The first viable fallback is selected, context is truncated if necessary, and the request is dispatched.
If all fallbacks are exhausted, the request is queued (for tenants with that policy) or rejected with a structured error.
A routing decision event is emitted to your observability pipeline regardless of outcome.
Tenant notifications are dispatched based on the degradation level reached.

Common Pitfalls to Avoid

After building and operating systems like this, a few failure modes come up repeatedly:

Thundering herd on recovery: When a provider comes back online and your circuit breaker transitions to Half-Open, don't immediately flush your entire queue. Implement a gradual ramp using a token bucket to avoid hammering the recovering provider and triggering another outage.
Stale degradation profiles: Tenant plan changes, new compliance requirements, and model upgrades must propagate to your profile cache immediately. Use cache invalidation on write, not TTL-based expiry, for this data.
Ignoring per-tenant rate limits on fallback providers: Your fallback provider likely has its own rate limits. Track per-tenant usage against those limits during degradation so one large tenant doesn't exhaust the fallback capacity for everyone else.
Silent context truncation bugs: Always log when truncation occurs and what was dropped. Debugging a broken agent workflow is nearly impossible if you don't know the model never saw the relevant history.

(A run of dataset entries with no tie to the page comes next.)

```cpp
struct BcolMix {
  const uint64_t *mix;
  const uint32_t *const *mix_limbs;
  const uint64_t *const *mix_k;
};
static hm_status bconv_col_launch(hm_ctx *c, const hm_bconv_desc *descs, uint32_t n_desc, const BcolMix *mix, uint32_t tile0 = 0, uint32_t n_tiles = 0);
extern "C" hm_status hm_ntt_mix_sub_scale(hm_ctx *c, const hm_ntt_fused_desc *d) {
  if (!c) return HM_ERR_ARG;
  if (!d || (!d->in && !d->n_conv) || !d->out || !d->minuend || !d->k) return fail(c, HM_ERR_ARG, "hm_ntt_mix_sub_scale: null argument");
  if ((d->mix != nullptr) != (d->mix_k != nullptr)) return fail(c, HM_ERR_ARG, "hm_ntt_mix_sub_scale: mix and mix_k go together");
  if (d->addend_k && !d->addend) return fail(c, HM_ERR_ARG, "hm_ntt_mix_sub_scale: addend_k without addend");
  NttFused f;
  f.minuend = d->minuend; f.minuend_limbs = d->minuend_limbs; f.addend = d->addend; f.addend_limbs = d->addend_limbs;
  f.addend_k = d->addend_k; f.mix = d->mix; f.mix_limbs = d->mix_limbs; f.mix_k = d->mix_k;
  f.addGalois = d->addend_galois;
  if (d->addend_galois && (d->n_conv || d->mix || !d->addend)) return fail(c, HM_ERR_UNSUPPORTED,
      "hm_ntt_mix_sub_scale: addend_galois needs an addend and combines with neither the mix prologue nor conversions inside the transform");
  if (!d->n_conv) return ntt_common(c, "hm_ntt_mix_sub_scale", d->in, d->in_limbs, d->out, d->out_limbs, d->mod_ids, d->n, 0, d->k, f);
  if (!d->conv) return fail(c, HM_ERR_ARG, "hm_ntt_mix_sub_scale: n_conv without descriptors");
  const uint32_t n = d->n;
  std::map<uint32_t, uint32_t> byOut;
  for (uint32_t i = 0; i < n; ++i)
    if (!byOut.emplace(limb_at(d->out_limbs, i), i).second) return fail(c, HM_ERR_ARG, "hm_ntt_mix_sub_scale: output limb %u appears twice",
        limb_at(d->out_limbs, i));
  std::vector<char> covered(n, 0);
  std::vector<std::vector<uint32_t>> mixLimbs(d->n_conv);
  std::vector<std::vector<uint64_t>> mixK(d->n_conv);
  std::vector<const uint32_t *> mlp(d->n_conv);
  std::vector<const uint64_t *> mkp(d->n_conv);
  for (uint32_t j = 0; j < d->n_conv; ++j) {
    const hm_bconv_desc &cv = d->conv[j];
    if (cv.out != d->out) return fail(c, HM_ERR_ARG, "hm_ntt_mix_sub_scale: conv[%u].out must be the output buffer", j);
    if (!cv.out_ids || cv.n_out == 0 || cv.n_out > HM_BCONV_MAX_OUT) return fail(c, HM_ERR_ARG, "hm_ntt_mix_sub_scale: conv[%u]: bad output basis", j);
    for (uint32_t t = 0; t < cv.n_out; ++t) {
// ... 422 lines not shown
```

homulator_amd/csrc/hm_launch.h:

```cpp
#pragma once
#include <algorithm>
#include <cstdint>
#include <map>
#include <vector>

static inline uint32_t limb_at(const uint32_t *l, uint32_t i) { return l ? l[i] : i; }

static inline uint32_t hm_entry_slot(uint32_t kk, uint32_t which, uint32_t G) { return (kk / 8) * 8 * G + which * 8 + (kk % 8); }

struct HmGroupPolicy {
  uint32_t defaultLogG, minLogG, maxLogG, sizeUnit;
};
#ifndef HM_NTT_MAX_LOGG
#define HM_NTT_MAX_LOGG 3
#endif
static inline HmGroupPolicy hm_ntt_group_policy(bool oneLaunch) { return HmGroupPolicy{oneLaunch ? 0u : 1u, 2, HM_NTT_MAX_LOGG, 64}; }
static inline HmGroupPolicy hm_nip_group_policy() { return HmGroupPolicy{0, 1, 3, 8}; }
struct HmGrouping {
  uint32_t logG = 0;
  std::vector<std::vector<int>> groups;
};
static inline HmGrouping hm_group_by_modulus(const uint32_t *mod_ids, const std::vector<uint32_t> &members, const HmGroupPolicy &p) {
  std::map<uint32_t, std::vector<int>> byMod;
  for (uint32_t i : members) byMod[mod_ids[i]].push_back((int)i);
  const size_t n = members.size();
  HmGrouping r;
  r.logG = p.defaultLogG;
  for (uint32_t lg = p.maxLogG; lg >= p.minLogG && lg > 0; --lg) {
    size_t full = 0;
    for (auto &kv : byMod) full += kv.second.size() >> lg << lg;
    if (full * 8 >= n * 7 && n >= ((size_t)p.sizeUnit << lg)) { r.logG = lg; break; }
  }
  const size_t G = (size_t)1 << r.logG;
  std::vector<int> rest;
  for (auto &kv : byMod) {
    auto &v = kv.second;
    size_t i = 0;
    for (; i + G <= v.size(); i += G) r.groups.emplace_back(v.begin() + i, v.begin() + i + G);
    rest.insert(rest.end(), v.begin() + i, v.end());
  }
  for (size_t i = 0; i < rest.size(); i += G) {
    std::vector<int> g(rest.begin() + i, rest.begin() + std::min(rest.size(), i + G));
    g.resize(G, -1);
    r.groups.push_back(g);
  }
  return r;
}
template <class Weight>
static inline void hm_sort_groups_heaviest_first(std::vector<std::vector<int>> &groups, Weight weight) {
  auto of = [&](const std::vector<int> &g) {
    uint32_t w = 0;
    for (int gi : g)
      if (gi >= 0) w += weight((uint32_t)gi);
    return w;
  };
  std::stable_sort(groups.begin(), groups.end(), [&](const std::vector<int> &a, const std::vector<int> &b) { return of(a) > of(b); });
}

struct HmLaunchSplit {
  uint32_t maxGroups, nLaunch, perLaunch;
};
static inline HmLaunchSplit hm_launch_split(uint32_t nGroups, uint32_t entryCap, uint32_t G) {
  HmLaunchSplit s;
  s.maxGroups = std::max(8u, entryCap / G / 8 * 8);
  s.nLaunch = (nGroups + s.maxGroups - 1) / s.maxGroups;
  s.perLaunch = s.nLaunch ? ((nGroups + s.nLaunch - 1) / s.nLaunch + 7) / 8 * 8 : 0;
  return s;
}
static inline uint32_t hm_launch_groups(const HmLaunchSplit &s, uint32_t nGroups, uint32_t base) { return std::min(s.perLaunch, nGroups - base); }
static inline uint32_t hm_launch_entries(uint32_t ng, uint32_t G) { return (ng + 7) / 8 * 8 * G; }

template <class Pick>
static inline int64_t hm_first_overlap(const void *ob, const uint32_t *ol, uint32_t no, const void *ib, const uint32_t *il, uint32_t ni, uint32_t N,
                                       Pick pick) {
  std::vector<int64_t> written(no);
  for (uint32_t i = 0; i < no; ++i) written[i] = limb_at(ol, i);
  std::sort(written.begin(), written.end());
  const int64_t lb = (int64_t)N * 8, base = (int64_t)(reinterpret_cast<intptr_t>(ib) - reinterpret_cast<intptr_t>(ob));
  for (uint32_t i = 0; i < ni; ++i) {
    if (!pick(i)) continue;
    const int64_t s = base + (int64_t)limb_at(il, i) * lb;
    const int64_t o0 = s >= 0 ? s / lb : -((-s + lb - 1) / lb);
    const int64_t o1 = o0 + (s != o0 * lb ? 1 : 0);
    auto it = std::lower_bound(written.begin(), written.end(), o0);
    if (it != written.end() && *it <= o1) return i;
  }
  return -1;
}
static inline bool hm_limbs_overlap(const void *ob, const uint32_t *ol, uint32_t no, const void *ib, const uint32_t *il, uint32_t ni, uint32_t N) {
  return hm_first_overlap(ob, ol, no, ib, il, ni, N, [](uint32_t) { return true; }) >= 0;
}
```

homulator_amd/csrc/hm_ntt_core.h:

```cpp
#pragma once
#include "hm_modarith.h"

#ifndef HM_TL_COL
#define HM_TL_COL 12
#endif
#ifndef HM_TL_ROW
#define HM_TL_ROW 12
#endif
#define HM_TL(STRIDED) ((STRIDED) ? HM_TL_COL : HM_TL_ROW)
#define HM_MAX_LIMBS 128
#ifndef HM_ROW_LOG
#define HM_ROW_LOG 8
#endif
#ifndef HM_TW_LDS_COL
#define HM_TW_LDS_COL 1
#endif
#ifndef HM_TW_LDS_ROW
#define HM_TW_LDS_ROW 1
#endif
#define HM_TW_IN_LDS(STRIDED) ((STRIDED) ? HM_TW_LDS_COL : HM_TW_LDS_ROW)
#ifndef HM_EPI_CHUNK
#define HM_EPI_CHUNK 2
#endif
#ifndef HM_EPI_FENCE
#define HM_EPI_FENCE 1
#endif
#ifndef HM_LATE_TW1
#define HM_LATE_TW1 1
#endif

struct HmLimb {
  uint16_t in, out, mod, aux;
};

struct HmNttEntry {
  uint16_t alimb, mixlimb;
  uint16_t pack;
  uint16_t pad;
  uint32_t galois;
  uint32_t pad1;
  HmTw sc;
  HmTw ak;
  HmTw mixk;
};
#define HM_NTT_NONE 0xFFFFu
#define HM_NTT_MAX_ENTRIES 448

struct HmNttArgs {
  const uint64_t *in;
  uint64_t *out;
  const HmW *tw;
  const HmW *twist;
  const HmMod *mods;
  const HmNttEntry *entry;
  const uint64_t *minuend, *addend, *mix;
  uint32_t logN;
  uint32_t n_limbs;
  uint32_t logG;
  HmLimb limb[HM_NTT_MAX_ENTRIES];
};
struct HmEpi {
  const uint64_t *a, *d;
  HmTw dk;
  const uint64_t *b;
  HmTw bk;
  uint32_t pack;
  uint32_t g, logN;
};
HM_HD HmEpi hm_epi_none() { return HmEpi{nullptr, nullptr, HmTw{0, 0}, nullptr, HmTw{0, 0}, 0, 0, 0}; }
HM_HD uint64_t hm_pack30(uint64_t x) { return (x & 0x3FFFFFFFull) | ((x >> 30) << 32); }
HM_HD uint64_t hm_unpack30(uint64_t p) { return (p & 0x3FFFFFFFull) | ((p >> 32) << 30); }
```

Conclusion: Resilience Is a Product Feature

In 2026, the reliability of your AI platform is inseparable from the reliability of your upstream model providers. You cannot control when OpenAI, Anthropic, Google, or any other provider has an incident. But you can absolutely control how your platform behaves when they do.

A per-tenant graceful degradation pipeline is not just an engineering best practice. It is a competitive differentiator and a retention mechanism. When your enterprise customers experience a seamless, transparent fallback during an industry-wide outage while your competitor's platform goes dark, that is the moment your SLA becomes a selling point rather than a liability.

Start with the tenant profile schema, get your circuit breakers in place, and build the router incrementally. You don't need to implement every level on day one. Even a single, well-governed fallback provider with proper per-tenant policy enforcement is dramatically better than the naive "route everyone to Provider B" approach that most teams are still running today.

Your paying customers are counting on you. Build the pipeline before the next outage, not during it.